Other ways to protect yourself:
- Know your agent. Your agent is key to explaining your policy as well as helping in the event that you need to make a claim. Dr. P’s agent saw a news story about him on television, which is why she submitted the information to the insurance company. Dr. P would have been far better off calling the agent directly when he was being investigated by the state medical board to explain the situation and seek advice.
- Be aware of exclusions to your policy. Many – such as criminal acts, reckless or intentional acts, or practicing under the influence – were mentioned earlier in this article. Some may be unexpected, so it is extremely important that you understand the specific exclusions to your particular policy.
- Be aware of your state law, and how changes might affect you. For example, in states that have outlawed or criminalized abortion, an insurance company would probably not have to represent a policy holder who was sued for malpractice involving an abortion. On the other hand, be aware that not treating a patient who needs life-saving care because you are afraid of running afoul of the law can also get you in trouble if the patient is harmed by not being treated. (For example, the Centers for Medicare & Medicaid Services is currently investigating two hospitals that failed to provide necessary stabilizing abortion care to a patient with an emergency medication condition resulting from a miscarriage.)
- Know how your policy defines ‘intentional’ acts (which are typically excluded from coverage). This is important. In some jurisdictions, the insured clinician has to merely intend to commit the acts in order for the claim to be excluded. In other jurisdictions, the insured doctor has to intend to cause the resulting damage. This can result in a very different outcome.
- The best thing doctors can do is to really understand what the policy covers and be prepared to make some noise if the company is not covering something that it should. Don’t be afraid to ask questions if you think your insurer is doing something wrong, and if the answers don’t satisfy you, consult an attorney.
The future
In the fall of 2022, at least partially in response to the Dobbs v. Jackson Women’s Health Organization decision regarding abortion, one professional liability company (Physician’s Insurance) launched criminal defense reimbursement coverage for physicians and hospitals to pay for defense costs incurred in responding to criminal allegations arising directly from patient care.
The add-on Criminal Defense Reimbursement Endorsement was made available in Washington State in January 2023, and will be offered in other states pending regulatory approval. It reimburses defense costs up to $250,000 when criminal actions have arisen from direct patient care.

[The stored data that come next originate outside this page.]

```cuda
int conv3x3_head_tail(const void* x_nhwc, const void* w_packed, const float* bias, const float* w4, const float* b4, float* pts3d,
                      float* conf, int B, int H, int W, int depth_mode, int conf_mode, float conf_min, float conf_max, cudaStream_t st) {
  D3R_CHECK_ARG(x_nhwc && w_packed && w4 && b4 && pts3d, "conv3x3_head_tail: null buffer");
  D3R_CHECK_ARG(B > 0 && H > 0 && W > 0, "conv3x3_head_tail: bad shape B=%d H=%d W=%d", B, H, W);
  D3R_CHECK_ARG(depth_mode >= 0 && depth_mode <= 2, "conv3x3_head_tail: depth_mode %d out of range", depth_mode);
  D3R_CHECK_ARG(conf_mode >= 0 && conf_mode <= 2, "conv3x3_head_tail: conf_mode %d out of range", conf_mode);
  D3R_CHECK_ARG(conf_mode == 0 || conf, "conv3x3_head_tail: conf_mode %d without a conf buffer", conf_mode);
  Params p{};
  p.flags = F_HEAD_FINAL | (bias ? F_BIAS : 0);
  p.bias = bias;
  p.w4 = w4; p.b4 = b4;
  p.pts3d = pts3d; p.conf = conf;
  p.depth_mode = depth_mode; p.conf_mode = conf_mode;
  p.conf_min = conf_min; p.conf_max = conf_max;
  return conv3x3_bf16(x_nhwc, w_packed, B, H, W, 128, 128, p, st);
}

}
// ... 46 lines not shown
```

### dust3r_b200/csrc/gemm_wgmma.cuh

```cuda
#pragma once
#include "d3r_common.cuh"
#include "sm90_ptx.cuh"
#include "pdl.cuh"

namespace d3r {
namespace gemm {

constexpr int BLOCK_M = 128;
constexpr int BLOCK_K = 64;
constexpr int WGMMA_K = 16;
constexpr int kNumThreads = 384;
constexpr int kConsumerWarps = 8;

enum : uint32_t {
  F_BIAS = 1u << 0,
  F_GELU = 1u << 1,
  F_RELU = 1u << 2,
  F_OUT_F32 = 1u << 3,
  F_RESID_INPLACE = 1u << 4,
  F_ADD0 = 1u << 5,
  F_ADD1 = 1u << 6,
  F_OUT2_RELU = 1u << 7,
  F_ROPE = 1u << 8,
  F_CONVT = 1u << 9,
  F_HEAD_FINAL = 1u << 10,
  F_OUT2_BF16 = 1u << 11,
};

struct Params {
  int M, N, K;
  int num_kb;
  int mode;
  uint32_t flags;
  void* out;
  void* out2;
  const void* add0;
  const void* add1;
  const float* bias;
  long long ldo;
  const float* rope_cos;
  const float* rope_sin;
  int rope_cols, tokens_per_img, grid_w;
  int cB, cH, cW, cin_blocks, tile_w, tile_h, tiles_x, tiles_y;
  int tk, th_in, tw_in, tCout;
  const float* w4;
  const float* b4;
  float* pts3d;
  float* conf;
  int depth_mode;
  int conf_mode;
  float conf_min, conf_max;
};

enum : int { EPI_GENERIC = 0, EPI_RESID = 1, EPI_ACT = 2, EPI_ROPE = 3, EPI_CONV = 4 };
template <int EPI> struct EpiMask { static constexpr uint32_t value = 0xFFFFFFFFu; };
template <> struct EpiMask<EPI_RESID> { static constexpr uint32_t value = F_BIAS | F_RESID_INPLACE; };
template <> struct EpiMask<EPI_ACT> { static constexpr uint32_t value = F_BIAS | F_GELU | F_RELU; };
template <> struct EpiMask<EPI_ROPE> { static constexpr uint32_t value = F_BIAS | F_ROPE; };
template <> struct EpiMask<EPI_CONV> { static constexpr uint32_t value = F_BIAS | F_RELU | F_ADD0 | F_ADD1 | F_OUT2_RELU; };

struct ConvMaps {
  CUtensorMap out2, add0, add1;
};

__host__ __device__ inline int pick_epi(int mode, uint32_t flags) {
  if (mode != 0) return EPI_GENERIC;
  if ((flags & ~F_BIAS) == F_RESID_INPLACE) return EPI_RESID;
  if ((flags & ~EpiMask<EPI_ACT>::value) == 0) return EPI_ACT;
  if ((flags & ~EpiMask<EPI_ROPE>::value) == 0) return EPI_ROPE;
  return EPI_GENERIC;
}

template <int BLOCK_N, bool TMA_STORE = false>
struct Cfg {
  static constexpr int kStageA = BLOCK_M * BLOCK_K * 2;
  static constexpr int kStageB = BLOCK_N * BLOCK_K * 2;
  static constexpr int kStages = (BLOCK_N == 256) ? 4 : (BLOCK_N == 128) ? 6 : 8;
  static constexpr int kRing = kStages * (kStageA + kStageB);
  static constexpr int kOutBuf = 64 * 128;
  static constexpr int kStaging = TMA_STORE ? 2 * 2 * kOutBuf : 0;
  static constexpr int kSmemBytes = kRing + kStaging + 1024  + 256  + (TMA_STORE ? 0 : (4 * 128 + 16) * 4) ;
  static_assert(kSmemBytes <= 227 * 1024, "shared memory of one CTA");
};

__device__ __forceinline__ float gelu_erf(float x) {
  constexpr float kU = 0.84932180028801904f;
  constexpr float kP = 0.3275911f * 0.70710678118654752f / kU;
  const float u = fabsf(x) * kU;
  const float t = ptx::rcp_approx(fmaf(kP, u, 1.f));
  float poly = fmaf(0.5f * 1.061405429f, t, 0.5f * -1.453152027f);
  poly = fmaf(poly, t, 0.5f * 1.421413741f);
  poly = fmaf(poly, t, 0.5f * -0.284496736f);
  poly = fmaf(poly, t, 0.5f * 0.254829592f);
  const float e = ptx::ex2_approx(-u * u);
  const float h = x * (poly * t * e);
  return fmaxf(x, 0.f) - fabsf(h);
}
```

In a press release announcing the new coverage, Physician’s Insurance CEO Bill Cotter explained the company’s reasoning in providing it: “The already challenging environment for physicians and hospitals has been made even more difficult as they now navigate the legal ramifications of increased criminal medical negligence claims as seen in the case of the Nashville nurse at the Vanderbilt University Medical Center, the potential for criminal state claims arising out of the U.S. Supreme Court decision in Dobbs v. Jackson Women’s Health Organization, and the subsequent state criminalization of healthcare practices that have long been the professionally accepted standard of care.”
Expect to see more insurance companies offering new coverage options for physicians in the future as they recognize that physicians may be facing more than just medical malpractice lawsuits arising out of patient care.
A version of this article first appeared on Medscape.com.